Mueang Det (เมืองเดช) is a capital tambon (subdistrict) of Det Udom District, in Ubon Ratchathani Province, Thailand. In 2021, it had a population of 33,447 people. Neighbouring subdistricts are (clockwise from the south) Tha Pho Si, Na Charoen, Na Rueang, Kut Prathai, Phon Ngam and Klang.

==History==
The region was settled in the early 1800s, the first village was named Dom Yai village. The conflict between the governor of Sisaket, Phraya Viset Bhakdee (พระยาวิเศษภักดี), and three royal nobilities, including Luang Thibet (หลวงธิเบศร์), Luang Mahatthai (หลวงมหาดไทย), and Luang Abhai (หลวงอภัย) caused those three clans with members of 2,150 people to evacuate to Dom Yai village in 1845 and the village was promoted to the town named "Det Udom", under the control of the city of Khukhan. After the reformation of the country's administrative division in 1907, 1912, and 1926, the town was governed by Monthon Isan, Monthon Ubon, and Monthon Nakhon Ratchasima, respectively.

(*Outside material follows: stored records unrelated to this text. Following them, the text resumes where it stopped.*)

template <int TW>
__global__ void __launch_bounds__(256) conv3_wgradx_b16_kernel(WgxArgs a) {
  constexpr int TH = 64 / TW;
  constexpr int HH = TH + 2, HW = TW + 2, HALO = 3 * HH * HW;
  extern __shared__ __attribute__((aligned(16))) char smem[];
  const int tid = threadIdx.x, lane = tid & 63, wave = __builtin_amdgcn_readfirstlane(tid >> 6), li = lane & 15, lr = lane >> 4;
  int slab = blockIdx.x, group = blockIdx.y;
  const int item = blockIdx.z;
  if (a.xcd_order) {
    const int L = gridDim.x * gridDim.y;
    const int lin = slab + gridDim.x * group;
    const int logical = (lin % 8) * (L / 8) + lin / 8;
    slab = logical % gridDim.x;
    group = logical / gridDim.x;
  }
  const float* __restrict__ a_dy = a.dy[item];
  const float* __restrict__ a_x1 = a.x1[item];
  const float* __restrict__ a_x2 = a.x2[item];
  const int Cin = a.c1 + a.c2;
  const int cbase = slab * wCS;
  const int64_t DHW = (int64_t)a.D * a.H * a.W;
  const unsigned xh = (unsigned)(uintptr_t)smem, dyl = xh + HALO * wRSB;

  f32x4 acc[wTPW];
#pragma unroll
  for (int p = 0; p < wTPW; ++p) acc[p] = f32x4{0.f, 0.f, 0.f, 0.f};
  int offs[wTPW];
#pragma unroll
  for (int p = 0; p < wTPW; ++p) {
    const int pair = min(wave * wTPW + p, wPairs - 1);
    const int tap = pair / (wCS / 16), ct = pair % (wCS / 16);
    const int kd = tap / 9, kh = (tap / 3) % 3, kw = tap % 3;
    offs[p] = (((kd - 1) * HH + (kh - 1)) * HW + (kw - 1)) * wRSB + ct * 32;
  }
  unsigned abase[2][2], bbase[2][2];
#pragma unroll
  for (int ks = 0; ks < 2; ++ks)
#pragma unroll
    for (int r = 0; r < 2; ++r) {
      const int t = 8 * lr + 4 * r + (li >> 2);
      const int lh = ks * (32 / TW) + t / TW, lw = t % TW;
      abase[ks][r] = xh + (unsigned)(((1 * HH + lh + 1) * HW + lw + 1) * wRSB + 8 * (li & 3));
      bbase[ks][r] = dyl + (unsigned)((32 * ks + t) * wDYB + 8 * (li & 3));
    }
  float4 bs = make_float4(0.f, 0.f, 0.f, 0.f);

  const int ntiles = a.B * a.tiles_d * a.tiles_h * a.tiles_w;
  const int t_begin = group * a.tiles_per_group;
  const int t_end = min(ntiles, t_begin + a.tiles_per_group);
  constexpr int NQ = HALO * (wCS / 4);
  constexpr int NB = 16;
  static_assert(NQ <= 256 * NB, "one batch per tile");
  float4 v[NB], vdy;
  auto fetch = [&](int tile) {
    int q = tile;
    const int tw = q % a.tiles_w; q /= a.tiles_w;
    const int th = q % a.tiles_h; q /= a.tiles_h;
    const int d0 = q % a.tiles_d; const int b = q / a.tiles_d;
    const int h0 = th * TH, w0 = tw * TW;
#pragma unroll
    for (int u = 0; u < NB; ++u) {
      const int idx = u * 256 + tid;
      v[u] = make_float4(0.f, 0.f, 0.f, 0.f);
      if (idx < NQ) {
        const int hv = idx / (wCS / 4), g = idx % (wCS / 4);
        const int hw = hv % HW, hh = (hv / HW) % HH, hd = hv / (HW * HH);
        const int dd = d0 + hd - 1, yy = h0 + hh - 1, ww = w0 + hw - 1;
        const int c = cbase + 4 * g;
        if ((unsigned)dd < (unsigned)a.D && (unsigned)yy < (unsigned)a.H && (unsigned)ww < (unsigned)a.W && c < Cin) {
          const int64_t tok = (int64_t)b * DHW + ((int64_t)dd * a.H + yy) * a.W + ww;
          v[u] = c < a.c1 ? *reinterpret_cast<const float4*>(a_x1 + tok * a.c1 + c)
                          : *reinterpret_cast<const float4*>(a_x2 + tok * a.c2 + (c - a.c1));
        }
      }
    }
    const int tk = tid >> 2, yy = h0 + tk / TW, ww = w0 + tk % TW;
    vdy = make_float4(0.f, 0.f, 0.f, 0.f);
    if (yy < a.H && ww < a.W)
      vdy = *reinterpret_cast<const float4*>(a_dy + ((int64_t)b * DHW + ((int64_t)d0 * a.H + yy) * a.W + ww) * 16 + 4 * (tid & 3));
  };
  typedef unsigned u32x2w __attribute__((ext_vector_type(2)));
  if (t_begin < t_end) fetch(t_begin);
  for (int tile = t_begin; tile < t_end; ++tile) {
    __syncthreads();
#pragma unroll
    for (int u = 0; u < NB; ++u) {
      const int idx = u * 256 + tid;
      if (idx < NQ)
        *reinterpret_cast<u32x2w*>(smem + (idx / (wCS / 4)) * wRSB + 8 * (idx % (wCS / 4))) = u32x2w{pack_bf16(v[u].x, v[u].y), pack_bf16(v[u].z, v[u].w)};
    }
    *reinterpret_cast<u32x2w*>(smem + HALO * wRSB + (tid >> 2) * wDYB + 8 * (tid & 3)) = u32x2w{pack_bf16(vdy.x, vdy.y), pack_bf16(vdy.z, vdy.w)};
    bs.x += vdy.x; bs.y += vdy.y; bs.z += vdy.z; bs.w += vdy.w;
    __syncthreads();
    if (tile + 1 < t_end) fetch(tile + 1);
#pragma unroll
    for (int ks = 0; ks < 2; ++ks) {
      const bf16x8 bb = tr_pair(bbase[ks][0], bbase[ks][1]);
#pragma unroll
      for (int p = 0; p < wTPW; ++p) {
        const bf16x8 ba = tr_pair(abase[ks][0] + offs[p], abase[ks][1] + offs[p]);
        acc[p] = __builtin_amdgcn_mfma_f32_16x16x32_bf16(ba, bb, acc[p], 0, 0, 0);
      }
    }
  }
  float* out = a.ws + (((int64_t)item * a.slabs + slab) * a.groups + group) * wSlabFloats;
#pragma unroll
  for (int p = 0; p < wTPW; ++p)
    *reinterpret_cast<float4*>(out + ((wave * wTPW + p) * 64 + lane) * 4) = make_float4(acc[p][0], acc[p][1], acc[p][2], acc[p][3]);
  if (a.bias_ws && slab == 0) {
#pragma unroll
    for (int d = 4; d < 64; d <<= 1) {
      bs.x += __shfl_xor(bs.x, d, 64); bs.y += __shfl_xor(bs.y, d, 64); bs.z += __shfl_xor(bs.z, d, 64); bs.w += __shfl_xor(bs.w, d, 64);
    }
    __syncthreads();
    float* red = reinterpret_cast<float*>(smem);
    if (lane < 4) *reinterpret_cast<float4*>(red + (wave * 4 + lane) * 4) = bs;
    __syncthreads();
    if (tid < 16) a.bias_ws[((int64_t)item * a.groups + group) * 16 + tid] = red[tid] + red[16 + tid] + red[32 + tid] + red[48 + tid];
  }
}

In 1892, the town gained subdistrict status and was considered the capital of the former district, Prajim Det Udom (ปจิมเดชอุดม; Western Det Udom), which was later merged with other three districts; Matchim Det Udom" (มัชฌิมเดชุอดม; Central Det Udom), Uthai Det Udom (อุทัยเดชอุดม; Eastern Det Udom), and Dom Pradit (โดมประดิษฐ์), to create a new district, Det Udom district in 1912. While the Muaeng Det subdistrict is much older, the Sukhaphiban Mueang Det (สุขาภิบาลเมืองเดช) as the local administration unit was established in 1956. Effective 1999, it was upgraded to a subdistrict municipality, and then to a town municipality in 2007.

In 1924, due to the repeated floods, the city center was moved from Muaeng Khao village (บ้านเมืองเก่า; Village of the Old City) to the current city government center, Non Khampom (โนนขามป้อม; the mound of Malacca tree).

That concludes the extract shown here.